Posted on April 14, 2014

Celebrate libraries in general and your local library in particular this week.

The theme this year is Lives Change @ Your Library. You can find stories about exactly how libraries have changed lives and Library Week info here. There are some links to downloadable materials at the American Library Association website

One thing that is happening today is that this year's Top Ten List of Frequently Challenged Books is released. “Challenged” books are those that have motivated people to write letters of complaint. Well, they don't just complain about the book – they ask that the book be removed from the library or restricted to only certain ages.

Basically, a lot of people who don't want to read a particular book, or don't want their kids to read a book, aren't satisfied with simply skipping that book – they don't want anyone ELSE to read the book, either.
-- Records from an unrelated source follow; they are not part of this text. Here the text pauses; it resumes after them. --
static int nms_batched_impl(const float* pred, int b, int nc, int a, float conf_thres, float iou_thres, int multi_label,
                            int agnostic, const uint8_t* classes_mask, int max_det, int max_nms, float max_wh,
                            float* out, int32_t* counts, int32_t* keep_idx, void* workspace, size_t workspace_bytes,
                            const u64* best_keys, const upa_opts* opts, void* stream) {
  UPA_CHECK_ARG(pred && out && counts && workspace, "nms: null pointer");
  const int stages_mode = UPA_OPT(opts, nms_stages);
  const int first_prefix_opt = UPA_OPT(opts, nms_first_prefix);
  UPA_CHECK_ARG(stages_mode >= 0 && stages_mode <= 2, "nms: opts.nms_stages must be 0, 1 or 2");
  UPA_CHECK_ARG(first_prefix_opt == 0 || first_prefix_opt == -1 || (first_prefix_opt >= 256 && first_prefix_opt < LDS_SORT_CAP),
                "nms: opts.nms_first_prefix must be 0, -1 or in [256, %d)", LDS_SORT_CAP);
  const int first_prefix = first_prefix_opt == 0 ? 4096 : first_prefix_opt;
  UPA_CHECK_ARG(b > 0 && nc > 0 && a > 0, "nms: bad shape");
  UPA_CHECK_ARG(conf_thres >= 0.f && conf_thres <= 1.f, "Invalid Confidence threshold %f, valid values are between 0.0 and 1.0",
                conf_thres);
  UPA_CHECK_ARG(iou_thres >= 0.f && iou_thres <= 1.f, "Invalid IoU %f, valid values are between 0.0 and 1.0", iou_thres);
  UPA_CHECK_ARG(max_det >= 1 && max_det <= MAX_DET_CAP, "nms: max_det must be in [1, %d]", MAX_DET_CAP);
  UPA_CHECK_ARG(max_nms >= 1 && max_nms <= (1 << 20), "nms: max_nms out of range");
  UPA_CHECK_ARG((long)a * nc < (1L << 31), "nms: a*nc overflows the 32-bit candidate index");
  if (workspace_bytes < upa_nms_workspace_bytes(b, nc, a, multi_label, max_nms)) {
    upa_set_error("nms: workspace too small");
    return UPA_EWORKSPACE;
  }
  const bool ws_has_coarse = multi_label != 0;
  multi_label = multi_label && nc > 1;
  const long cap = (long)a * (multi_label ? nc : 1);
  const int selcap = pow2_ge(max_nms < 2 ? 2 : max_nms);
  char* ws = (char*)workspace;
  ws = (char*)align_up((size_t)ws, 256);
  int* count = (int*)ws;
  int* nsorted = count + b;
  int* partial = count + 2 * b;
  int* redo = count + 3 * b;
  ws += align_up(((size_t)b * NMS_COUNTERS + (ws_has_coarse ? (size_t)b * (COARSE_BINS + 4 * (size_t)cdiv(a, 256) * (size_t)cdiv(nc, 8)) : 0)) * sizeof(int), 256);
  u64* keys = (u64*)ws;
  u64* sel = keys + (size_t)b * cap;
  hipStream_t s = (hipStream_t)stream;
  const bool two_stage = cap > LDS_SORT_CAP && max_nms > LDS_SORT_CAP;
  int* coarse = (two_stage && multi_label && !best_keys && stages_mode != 2) ? count + NMS_COUNTERS * b : nullptr;
  int prefixes[3], np = 0;
  if (two_stage && coarse && first_prefix > 0) prefixes[np++] = first_prefix;
  if (two_stage) prefixes[np++] = LDS_SORT_CAP;
  prefixes[np++] = 0;
  const bool emit = coarse && stages_mode == 0;
  int* wave_best = count + NMS_COUNTERS * b + b * COARSE_BINS;
  int *redo2 = count + 4 * b, *mode = count + 5 * b, *pcount = count + 6 * b, *count2 = count + 7 * b;
  if (!best_keys) upa_zero_words(count, coarse ? NMS_COUNTERS * b + b * COARSE_BINS : 2 * b, s);
  const dim3 cgrid((unsigned)cdiv(a, 256), (unsigned)b);
  if (emit) {
    hipLaunchKernelGGL(nms_hist_kernel, cgrid, dim3(256), 0, s, pred, nc, a, conf_thres, classes_mask, coarse, wave_best);
    hipLaunchKernelGGL(nms_emit_kernel, cgrid, dim3(256), 0, s, pred, nc, a, conf_thres, classes_mask, (const int*)coarse,
                       (const int*)wave_best, prefixes[0], count, mode, pcount, keys, cap, sel, selcap);
  } else if (!best_keys) {
    hipLaunchKernelGGL(nms_candidates_kernel, cgrid, dim3(256), 0, s, pred, b, nc, a, conf_thres, multi_label, classes_mask, count,
                       keys, cap, coarse, (const int*)nullptr);
  }
  UPA_LAUNCH_CHECK();
  {
    hipError_t e = upa_full_lds<nms_sort_kernel>();
    if (e != hipSuccess) { upa_set_error("nms: cannot raise LDS limit: %s", hipGetErrorString(e)); return UPA_ELAUNCH; }
  }
  int* flags[3] = {redo, redo2, nullptr};
  for (int i = 0; i < np; ++i) {
    const int* only = i ? flags[i - 1] : nullptr;
    const bool last = i == np - 1;
    if (emit && i == 1)
      hipLaunchKernelGGL(nms_candidates_kernel, cgrid, dim3(256), 0, s, pred, b, nc, a, conf_thres, multi_label, classes_mask, count2,
                         keys, cap, (int*)nullptr, only);
    hipLaunchKernelGGL(nms_sort_kernel, dim3((unsigned)b), dim3(SORT_NT), LDS_SORT_CAP * 8, s, (const int*)((emit && i) ? count2 : count),
                       nsorted, keys, sel, cap, selcap, max_nms, best_keys, nc, a, conf_thres, classes_mask, prefixes[i], partial, only,
// ... 7 lines not shown
  }
  return UPA_OK;
}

We are talking about people attempting to ban books, to censor reading materials.

Why do people want to ban certain books? The top reasons for challenges are for sexual material, “offensive” language, violence, homosexuality, and occult or “Satanic” themes. Many people complain that certain books are unsuited for kids or anti-family.

Really popular books are often the ones that lots of people want to ban. For example, in 2012 the most challenges were about the Captain Underpants series, and in 2011 The Hunger Games trilogy was high on the challenge list. A decade ago the Harry Potter books continually found themselves topping the challenge lists.

By the way, even though librarians receive lots of challenge letters, they very rarely actually ban books. And that's as it should be! After all, each person has the choice NOT to read a book that IS there – but if a book ISN'T there, nobody has a choice.